WHAT IS NEEDED —
The records sit below this line. Repeat all of them exactly.

Records from a data collection —
■ ■ ■ ■ ■ ■ ■
# LZ-QWQ/Multi-modal-Tracking

Measured on AMD Instinct MI355X. Metric: tracker FPS (template+search fwd) MixViT-B RGB-T @320px, 1/2/4/8 MI355X, higher is better.
Workload: dtype bf16; 1 GPU; mixformer_vit_rgbt (two-stream) ViT-B 128px template x2 + 320px search, RGB+TIR, 1 frame(s)/GPU/step; variant=rgbt, batch_per_gpu=1, template=128, search=320, hidden=768, depth=12, parallelism=single, hip_graph=True

## Files before the change

multi-modal-tracking_amd/csrc/gemm_glds.hip:

```cpp
#include "common.hpp"
#include "gemm_internal.hpp"

#include <algorithm>

#ifndef MMT_GEMM_ABLATE
#define MMT_GEMM_ABLATE 0
#endif
#ifndef MMT_GEMM_GM
#define MMT_GEMM_GM 8
#endif
#ifndef MMT_GEMM_AB
#define MMT_GEMM_AB 0
#endif
#ifndef MMT_GEMM_OCC2_RES
#define MMT_GEMM_OCC2_RES 1
#endif
#ifndef MMT_GEMM_SK_TICKET_FIRST
#define MMT_GEMM_SK_TICKET_FIRST 0
#endif
#ifndef MMT_GEMM_SK8_MIN
#define MMT_GEMM_SK8_MIN 64
#endif
#ifndef MMT_GEMM_NO_OCC2
#define MMT_GEMM_NO_OCC2 0
#endif

#if MMT_STAMP_BUILD
__device__ unsigned long long g_mmt_stamps[16384 * 8];
extern "C" int mmt_gemm_stamps(unsigned long long* host, int n) {
    return (int)hipMemcpyFromSymbol(host, HIP_SYMBOL(g_mmt_stamps), sizeof(unsigned long long) * n);
}
#endif
#define MMT_STAMP(I, INSN) MMT_STAMP_AT(g_mmt_stamps, I, INSN)

namespace {

template <int N>
struct gemm_ic {
    static constexpr int value = N;
};

typedef __attribute__((address_space(3))) void lds_void;
typedef __attribute__((address_space(1))) void glb_void;

template <int N>
MMT_DEV void wait_vm() {
    asm volatile("s_waitcnt vmcnt(%0)" ::"n"(N) : "memory");
}

MMT_DEV void glds16(const void* src, unsigned char* dst) {
    __builtin_amdgcn_global_load_lds((glb_void*)src, (lds_void*)dst, 16, 0, 0);
}

template <int L, int ST>
MMT_DEV void wait_stages(int ahead) {
    static_assert(ST <= 4, "wait table written for ST <= 4");
    if (ahead <= 0) wait_vm<0>();
    else if (ahead == 1) wait_vm<L>();
    else if (ahead == 2 || ST < 4) wait_vm<(ST >= 3 ? 2 * L : L)>();
    else wait_vm<(ST >= 4 ? 3 * L : L)>();
}

__device__ __attribute__((aligned(64))) const uint32_t g_zero_chunk[16] = {0};
__device__ __attribute__((aligned(64))) const uint32_t g_one_chunk_bf16[4] = {0x3F80u, 0u, 0u, 0u};
__device__ __attribute__((aligned(64))) const uint32_t g_one_chunk_f16[4] = {0x3C00u, 0u, 0u, 0u};

template <int OFF>
MMT_DEV uint2 gemm_tr16(const unsigned char* p) {
    uint2 r;
    const uint32_t a = (uint32_t)(uintptr_t)(const __attribute__((address_space(3))) unsigned char*)p;
    asm volatile("ds_read_b64_tr_b16 %0, %1 offset:%2" : "=v"(r) : "v"(a), "n"(OFF));
    return r;
}

MMT_DEV int gemm_trsw(int k) { return 2 * ((k & 3) | (((k >> 3) & 1) << 2)); }

struct gemm_lean_null {
    MMT_DEV constexpr decltype(nullptr) operator[](int) const { return nullptr; }
};
struct gemm_lean_fixed {
    static constexpr int64_t a_seg_rows = INT32_MAX, a_segs_a = 1, a_stride_a = 0, a_stride_b = 0;
    static constexpr int64_t c_seg_rows = 0, c_seg_pitch = 0;
    static constexpr int32_t k_split = 0, conv_h = 0, conv_up = 1, conv_cin = 0, conv_k3 = 0;
    static constexpr int32_t r_mode = 0, r_p0 = 1, r_p1 = 1, r_t = 0;
    static constexpr float* sk_ws = nullptr;
    static constexpr uint32_t* sk_cnt = nullptr;
    static constexpr int64_t sk_cnt_n = 0;
    gemm_lean_null a1;
};
struct gemm_lean_grid {
    int32_t per_g;
    int32_t tn_magic;
    int32_t q8, r8;
    float inv_k;
};
template <int EPI, int ACT>
struct gemm_lean_args;
template <int ACT>
struct gemm_lean_args<1, ACT> : gemm_lean_fixed, gemm_lean_grid {
    const void *a[2], *w[2];
    const float *bias[2], *ln_colsum[2], *ln_stats_in[2];
    void* c[2];
    int32_t M, N, K, lda, ldc;
    float ln_eps;
    static constexpr int32_t act = ACT, c2_copy = 0, ldr = 0;
    gemm_lean_null r, c2, ln_stats_out;
};
template <int ACT>
struct gemm_lean_args<2, ACT> : gemm_lean_fixed, gemm_lean_grid {
    const void *a[2], *w[2];
    const float *bias[2], *r[2];
    void *c[2], *c2[2];
    float* ln_stats_out[2];
    int32_t M, N, K, lda, ldc, ldr;
    static constexpr int32_t act = 0, c2_copy = 1;
    static constexpr float ln_eps = 0.f;
    gemm_lean_null ln_colsum, ln_stats_in;
};
template <typename P>
struct gemm_is_lean { static constexpr bool value = false; };
template <int EPI, int ACT>
struct gemm_is_lean<gemm_lean_args<EPI, ACT>> { static constexpr bool value = true; };
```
■ ■ ■ ■ ■ ■ ■
FINISHED TASK —
# LZ-QWQ/Multi-modal-Tracking

Measured on AMD Instinct MI355X. Metric: tracker FPS (template+search fwd) MixViT-B RGB-T @320px, 1/2/4/8 MI355X, higher is better.
Workload: dtype bf16; 1 GPU; mixformer_vit_rgbt (two-stream) ViT-B 128px template x2 + 320px search, RGB+TIR, 1 frame(s)/GPU/step; variant=rgbt, batch_per_gpu=1, template=128, search=320, hidden=768, depth=12, parallelism=single, hip_graph=True

## Files before the change

multi-modal-tracking_amd/csrc/gemm_glds.hip:

```cpp
#include "common.hpp"
#include "gemm_internal.hpp"

#include <algorithm>

#ifndef MMT_GEMM_ABLATE
#define MMT_GEMM_ABLATE 0
#endif
#ifndef MMT_GEMM_GM
#define MMT_GEMM_GM 8
#endif
#ifndef MMT_GEMM_AB
#define MMT_GEMM_AB 0
#endif
#ifndef MMT_GEMM_OCC2_RES
#define MMT_GEMM_OCC2_RES 1
#endif
#ifndef MMT_GEMM_SK_TICKET_FIRST
#define MMT_GEMM_SK_TICKET_FIRST 0
#endif
#ifndef MMT_GEMM_SK8_MIN
#define MMT_GEMM_SK8_MIN 64
#endif
#ifndef MMT_GEMM_NO_OCC2
#define MMT_GEMM_NO_OCC2 0
#endif

#if MMT_STAMP_BUILD
__device__ unsigned long long g_mmt_stamps[16384 * 8];
extern "C" int mmt_gemm_stamps(unsigned long long* host, int n) {
    return (int)hipMemcpyFromSymbol(host, HIP_SYMBOL(g_mmt_stamps), sizeof(unsigned long long) * n);
}
#endif
#define MMT_STAMP(I, INSN) MMT_STAMP_AT(g_mmt_stamps, I, INSN)

namespace {

template <int N>
struct gemm_ic {
    static constexpr int value = N;
};

typedef __attribute__((address_space(3))) void lds_void;
typedef __attribute__((address_space(1))) void glb_void;

template <int N>
MMT_DEV void wait_vm() {
    asm volatile("s_waitcnt vmcnt(%0)" ::"n"(N) : "memory");
}

MMT_DEV void glds16(const void* src, unsigned char* dst) {
    __builtin_amdgcn_global_load_lds((glb_void*)src, (lds_void*)dst, 16, 0, 0);
}

template <int L, int ST>
MMT_DEV void wait_stages(int ahead) {
    static_assert(ST <= 4, "wait table written for ST <= 4");
    if (ahead <= 0) wait_vm<0>();
    else if (ahead == 1) wait_vm<L>();
    else if (ahead == 2 || ST < 4) wait_vm<(ST >= 3 ? 2 * L : L)>();
    else wait_vm<(ST >= 4 ? 3 * L : L)>();
}

__device__ __attribute__((aligned(64))) const uint32_t g_zero_chunk[16] = {0};
__device__ __attribute__((aligned(64))) const uint32_t g_one_chunk_bf16[4] = {0x3F80u, 0u, 0u, 0u};
__device__ __attribute__((aligned(64))) const uint32_t g_one_chunk_f16[4] = {0x3C00u, 0u, 0u, 0u};

template <int OFF>
MMT_DEV uint2 gemm_tr16(const unsigned char* p) {
    uint2 r;
    const uint32_t a = (uint32_t)(uintptr_t)(const __attribute__((address_space(3))) unsigned char*)p;
    asm volatile("ds_read_b64_tr_b16 %0, %1 offset:%2" : "=v"(r) : "v"(a), "n"(OFF));
    return r;
}

MMT_DEV int gemm_trsw(int k) { return 2 * ((k & 3) | (((k >> 3) & 1) << 2)); }

struct gemm_lean_null {
    MMT_DEV constexpr decltype(nullptr) operator[](int) const { return nullptr; }
};
struct gemm_lean_fixed {
    static constexpr int64_t a_seg_rows = INT32_MAX, a_segs_a = 1, a_stride_a = 0, a_stride_b = 0;
    static constexpr int64_t c_seg_rows = 0, c_seg_pitch = 0;
    static constexpr int32_t k_split = 0, conv_h = 0, conv_up = 1, conv_cin = 0, conv_k3 = 0;
    static constexpr int32_t r_mode = 0, r_p0 = 1, r_p1 = 1, r_t = 0;
    static constexpr float* sk_ws = nullptr;
    static constexpr uint32_t* sk_cnt = nullptr;
    static constexpr int64_t sk_cnt_n = 0;
    gemm_lean_null a1;
};
struct gemm_lean_grid {
    int32_t per_g;
    int32_t tn_magic;
    int32_t q8, r8;
    float inv_k;
};
template <int EPI, int ACT>
struct gemm_lean_args;
template <int ACT>
struct gemm_lean_args<1, ACT> : gemm_lean_fixed, gemm_lean_grid {
    const void *a[2], *w[2];
    const float *bias[2], *ln_colsum[2], *ln_stats_in[2];
    void* c[2];
    int32_t M, N, K, lda, ldc;
    float ln_eps;
    static constexpr int32_t act = ACT, c2_copy = 0, ldr = 0;
    gemm_lean_null r, c2, ln_stats_out;
};
template <int ACT>
struct gemm_lean_args<2, ACT> : gemm_lean_fixed, gemm_lean_grid {
    const void *a[2], *w[2];
    const float *bias[2], *r[2];
    void *c[2], *c2[2];
    float* ln_stats_out[2];
    int32_t M, N, K, lda, ldc, ldr;
    static constexpr int32_t act = 0, c2_copy = 1;
    static constexpr float ln_eps = 0.f;
    gemm_lean_null ln_colsum, ln_stats_in;
};
template <typename P>
struct gemm_is_lean { static constexpr bool value = false; };
template <int EPI, int ACT>
struct gemm_is_lean<gemm_lean_args<EPI, ACT>> { static constexpr bool value = true; };
```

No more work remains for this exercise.